FACIES, DEPOSITIONAL ENVIRONMENTS AND SEA-LEVEL TRENDS WITHIN THE UPPER ORDOVICIAN STONY MOUNTAIN FORMATION, WESTERN NORTH DAKOTA
The facies identified include, from deepest to shallowest: argillaceous skeletal mudstone and wackestone with cm-thick skeletal packstone-grainstone interbeds (deep subtidal around storm-weather wave base), argillaceous skeletal wacke-packstone (rare; deep subtidal, sub-fair-weather wave base), burrowed skeletal dolomudstone (shallow euphotic subtidal below fair-weather wave base), barren dolomudstone (restricted euhaline to mesohaline shallow subtidal), flat-pebble breccia (rare; lag deposit); (dolo)thrombolite (shallow mesohaline subtidal), laminated dolomite (shallow mesohaline subtidal to intertidal), and nodular and laminated anhydrite (shallow penesaline subaqueous setting, sabkha). Skeletal grains are abundant in the Stoughton Mbr. and include crinoids, bryozoans, brachiopods, trilobites and corals; bioclasts are rare in the overlying Gunton Mbr, and occur only in its lower part. The facies are stacked into several-meters-thick cycles (=parasequences) (3-12 m), most of which are subtidal, asymmetric, and shallowing upward.
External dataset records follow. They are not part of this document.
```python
def _load(errcheck=None):
    if not os.path.exists(LIB_PATH):
        raise RuntimeError(f"{LIB_PATH} not found: run `python -c 'import __graft_entry__ as g; g.build()'` "
                           "(posetraj_amd has no CPU or PyTorch fallback path)")
    L = C.CDLL(LIB_PATH)
    for sigs, protos in ((SIGNATURES, PROTOTYPES), (OPTIM_SIGNATURES, OPTIM_PROTOTYPES), (DET_SIGNATURES, DET_PROTOTYPES),
                         (TEMPORAL_SIGNATURES, TEMPORAL_PROTOTYPES), (BATCH_SIGNATURES, BATCH_PROTOTYPES), (CONTROL_SIGNATURES, CONTROL_PROTOTYPES),
                         (SAMPLER_SIGNATURES, SAMPLER_PROTOTYPES)):
        for name, (res, args) in sigs.items():
            fn = getattr(L, name)
            fn.restype, fn.argtypes = res, args
            if errcheck is not None and protos[name][0] == "int" and name not in ("pt_abi_version", "pto_abi_version", "ptd_abi_version", "ptt_abi_version", "ptb_abi_version", "ptc_abi_version", "pts_abi_version"):
                fn.errcheck = errcheck
    if (L.pt_abi_version() != ABI_VERSION or L.pto_abi_version() != OPTIM_ABI_VERSION or L.ptd_abi_version() != DET_ABI_VERSION
            or L.ptt_abi_version() != TEMPORAL_ABI_VERSION or L.ptb_abi_version() != BATCH_ABI_VERSION or L.ptc_abi_version() != CONTROL_ABI_VERSION
            or L.pts_abi_version() != SAMPLER_ABI_VERSION):
        raise RuntimeError(f"libposetraj_hip.so ABI {L.pt_abi_version()} / optimizer extension {L.pto_abi_version()} / deterministic extension "
                           f"{L.ptd_abi_version()} / long-clip extension {L.ptt_abi_version()} / clip-batch extension {L.ptb_abi_version()} / control-weight extension "
                           f"{L.ptc_abi_version()} / sampler extension {L.pts_abi_version()} != expected {ABI_VERSION} / {OPTIM_ABI_VERSION} / {DET_ABI_VERSION} / "
                           f"{TEMPORAL_ABI_VERSION} / {BATCH_ABI_VERSION} / {CONTROL_ABI_VERSION} / {SAMPLER_ABI_VERSION}; rebuild")
    return L


def lib():
    global _lib
    if _lib is None:
        _lib = _load()
    return _lib


def checked():
    global _checked
    if _checked is None:
        _checked = _load(_raise_on_status)
    return _checked
# ... 12 lines not shown
```

posetraj_amd/ops.py:

```python
from __future__ import annotations

import ctypes as C
from dataclasses import dataclass
from typing import Optional

import torch

from . import hip

WIDE_KINDS = frozenset(("sc", "xs", "rb"))
WIDE_STREAM = True


_inplace_writes = {}


def _attach_lo(hi: torch.Tensor, lo: torch.Tensor) -> None:
    hi.lo = lo
    hi.lo_gen = _inplace_writes.get(hi.data_ptr(), 0)


def wview(t: torch.Tensor, *shape) -> torch.Tensor:
    v = t.view(*shape)
    lo = getattr(t, "lo", None)
# ... 261 lines not shown
    return out


def groupnorm(x0: torch.Tensor, gamma: torch.Tensor, beta: torch.Tensor, *, rows_per_sample: int, n_samples: int,
              eps: float, silu: bool, x1: Optional[torch.Tensor] = None, groups: int = 32) -> torch.Tensor:
    ensure_ready(x0.device)
    _need(x0, "x0")
    C0 = x0.shape[-1]
    C1 = x1.shape[-1] if x1 is not None else 0
    Ct = C0 + C1
    rows = rows_per_sample * n_samples
    L = hip.checked()
    nfl = L.pt_groupnorm_scratch_floats(rows, Ct, n_samples)
    partials = torch.empty(nfl, dtype=torch.float32, device=x0.device)
    st = _stream()
    L.pt_groupnorm_stats(x0.data_ptr(), _ptr(x1), C0, C1, groups, rows_per_sample, n_samples, partials.data_ptr(), st)
    y = torch.empty((rows, Ct), dtype=torch.float16, device=x0.device)
    L.pt_groupnorm_apply(x0.data_ptr(), _ptr(x1), C0, C1, groups, rows_per_sample, n_samples, float(eps),
                         gamma.data_ptr(), beta.data_ptr(), partials.data_ptr(), 1 if silu else 0, y.data_ptr(), st)
    return y


def layernorm(x: torch.Tensor, gamma: torch.Tensor, beta: torch.Tensor, eps: float = 1e-5, *,
              vec: Optional[torch.Tensor] = None, vG: int = 0) -> torch.Tensor:
    _need(x, "x")
    M, Cc = x.shape
    y = torch.empty_like(x)
    hip.checked().pt_layernorm_f16(x.data_ptr(), M, Cc, _ptr(vec), (vec.stride(0) if vec is not None else 0),
                                   1 if vec is not None else 0, vG, gamma.data_ptr(), beta.data_ptr(), float(eps),
                                   y.data_ptr(), _stream())
    return y

# ... 316 lines not shown
```

Baseline: 4.247 frames/s.

## Add planned GroupNorm entry with single-launch register-resident form

Adds a new GroupNorm entry point that picks a form per shape. For small per-sample channel strips it uses a resident kernel: one block of 1024 threads loads its strip into registers, computes mean and variance in two passes, and writes normalized output, so input is read once in a single launch. Otherwise it keeps the two-launch stats/apply path, now with a deeper unrolled stats loop, a fixed-width fold, and gamma/beta plus the first input tile prefetched before the stats fold. Large register tiles and few blocks may hurt occupancy on some shapes.

```diff
diff --git a/include/posetraj_norm.h b/include/posetraj_norm.h
--- /dev/null
+++ b/include/posetraj_norm.h
@@ -0,0 +1,30 @@
+#ifndef POSETRAJ_NORM_H
+#define POSETRAJ_NORM_H
+
+#include <stdint.h>
+
+#include "posetraj_hip.h"
+
+#ifdef __cplusplus
+extern "C" {
+#endif
+
+#define PT_NORM_ABI_VERSION 1
+
+int ptn_abi_version(void);
+
+int ptn_groupnorm_f16(const void* x0, const void* x1, int32_t C0, int32_t C1, int32_t groups, int64_t rows_per_sample,
+                      int32_t n_samples, float eps, const void* gamma, const void* beta, float* scratch, int32_t silu, void* y,
+                      void* stream);
+
+int ptn_groupnorm_plan(int32_t C0, int32_t C1, int32_t groups, int64_t rows_per_sample, int32_t n_samples, int32_t* plan);
+
+int ptn_groupnorm_force_form(int32_t form);
+
+int ptn_groupnorm_force_limits(int64_t unit_bytes, int32_t min_units);
+
+#ifdef __cplusplus
+}
+#endif
+
+#endif
diff --git a/posetraj_amd/csrc/norm.hip b/posetraj_amd/csrc/norm.hip
--- a/posetraj_amd/csrc/norm.hip
+++ b/posetraj_amd/csrc/norm.hip
@@ -1,9 +1,24 @@
 #include "pt_common.h"
+#include "../../include/posetraj_norm.h"
 
 namespace {
 
 constexpr int GN_TX = 32, GN_TY = 8, GN_SLOTS = 36;
-
+constexpr int GN_FOLD_T = 8, GN_FOLD_L = 8, GN_MAX_SLABS = GN_FOLD_T * GN_FOLD_L;
+constexpr int GN_DEEP_ROWS = 512;
+
+template <int U>
+__device__ __forceinline__ void gn_accumulate(const f16* base, int ld, int64_t r, const float (&pv)[8], float (&s)[8], float (&q)[8]) {
+    f16x8 v[U];
+#pragma unroll
+    for (int u = 0; u < U; ++u) v[u] = *(const f16x8*)(base + (r + u * GN_TY) * ld);
+#pragma unroll
+    for (int u = 0; u < U; ++u)
+#pragma unroll
+        for (int j = 0; j < 8; ++j) { const float f = (float)v[u][j] - pv[j]; s[j] += f; q[j] += f * f; }
+}
+
+template <bool DEEP>
 __global__ __launch_bounds__(256) void gn_partial_kernel(const f16* __restrict__ x0, const f16* __restrict__ x1,
                                                          int C0, int C1, int groups, int64_t rows_per_sample,
                                                          int rows_per_slab, float* __restrict__ part) {
@@ -26,20 +41,10 @@
         int64_t r1 = r0 + rows_per_slab; if (r1 > rows_per_sample) r1 = rows_per_sample;
         const f16* base = src + ((int64_t)sample * rows_per_sample) * ld + co;
         int64_t r = r0 + ty;
-        for (; r + 3 * GN_TY < r1; r += 4 * GN_TY) {
-            f16x8 v[4];
-#pragma unroll
-            for (int u = 0; u < 4; ++u) v[u] = *(const f16x8*)(base + (r + u * GN_TY) * ld);
-#pragma unroll
-            for (int u = 0; u < 4; ++u)
-#pragma unroll
-                for (int j = 0; j < 8; ++j) { const float f = (float)v[u][j] - pv[j]; s[j] += f; q[j] += f * f; }
-        }
-        for (; r < r1; r += GN_TY) {
-            const f16x8 v = *(const f16x8*)(base + r * ld);
-#pragma unroll
-            for (int j = 0; j < 8; ++j) { const float f = (float)v[j] - pv[j]; s[j] += f; q[j] += f * f; }
-        }
+        if (DEEP)
+            for (; r + 7 * GN_TY < r1; r += 8 * GN_TY) gn_accumulate<8>(base, ld, r, pv, s, q);
+        for (; r + 3 * GN_TY < r1; r += 4 * GN_TY) gn_accumulate<4>(base, ld, r, pv, s, q);
+        for (; r < r1; r += GN_TY) gn_accumulate<1>(base, ld, r, pv, s, q);
     }
 #pragma unroll
     for (int j = 0; j < 8; ++j) { red[ty][(tx * 8 + j) * 2] = s[j]; red[ty][(tx * 8 + j) * 2 + 1] = q[j]; }
@@ -65,6 +70,7 @@
     }
 }
 
+template <int FOLD_L>
 __device__ __forceinline__ void gn_fold_sample(const float* __restrict__ part, const f16* __restrict__ x0, const f16* __restrict__ x1,
                                                int C0, int C1, int sample, int nslabs, int nstrips, int groups,
                                                int64_t rows_per_sample, float eps, float* grp) {
@@ -77,17 +83,16 @@
         for (int strip = ch0 / 256; strip <= ch1 / 256; ++strip) {
             const int g_lo = (strip * 256) / cg;
             const float* base = part + ((int64_t)sample * nslabs * nstrips + strip) * GN_SLOTS * 2 + (g - g_lo) * 2;
-            const int64_t step = (int64_t)nstrips * GN_SLOTS * 2;
-            int sl = sub;
-            for (; sl + 24 < nslabs; sl += 32) {
-                const f32x2 e0 = *(const f32x2*)(base + sl * step), e1 = *(const f32x2*)(base + (sl + 8) * step);
-                const f32x2 e2 = *(const f32x2*)(base + (sl + 16) * step), e3 = *(const f32x2*)(base + (sl + 24) * step);
-                s += e0[0]; q += e0[1]; s += e1[0]; q += e1[1]; s += e2[0]; q += e2[1]; s += e3[0]; q += e3[1];
+            const int step = nstrips * GN_SLOTS * 2;
+            f32x2 e[FOLD_L];
+#pragma unroll
+            for (int k = 0; k < FOLD_L; ++k) {
+                const int sl = sub + GN_FOLD_T * k;
+                e[k] = *(const f32x2*)(base + (sl < nslabs ? sl : nslabs - 1) * step);
             }
-            for (; sl < nslabs; sl += 8) {
-                const float* e = base + sl * step;
-                s += e[0]; q += e[1];
-            }
+#pragma unroll
+            for (int k = 0; k < FOLD_L; ++k)
+                if (sub + GN_FOLD_T * k < nslabs) { s += e[k][0]; q += e[k][1]; }
         }
 #pragma unroll
         for (int o = 1; o < 8; o <<= 1) { s += __shfl_xor(s, o); q += __shfl_xor(q, o); }
@@ -103,6 +108,7 @@
     }
 }
 
+template <bool PRE_X, int FOLD_L>
 __global__ __launch_bounds__(256) void gn_apply_kernel(const f16* __restrict__ x0, const f16* __restrict__ x1, int C0,
                                                        int C1, int rows_per_sample, int rows_per_block,
                                                        const float* __restrict__ part, int nslabs, int nstrips, int groups,
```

A change from more humid (Stoughton) to semi-arid (Gunton) conditions is suggested based on an upward trend from argillaceous limestone to finely crystalline (early?) dolomite and anhydrite, and capped by a thin arenaceous dolomudstone. Contrary to the thicker subtidal parasequences of the Stoughton Mbr, the peritidal parasequences in the upper Gunton Mbr. lack any deeper subtidal facies. They also lack any evidence for prolonged subaerial exposure and are likely indicative of small amplitude, high-frequency sea-level oscillations that coupled with semi-arid climatic conditions favored early diagenetic dolomitization.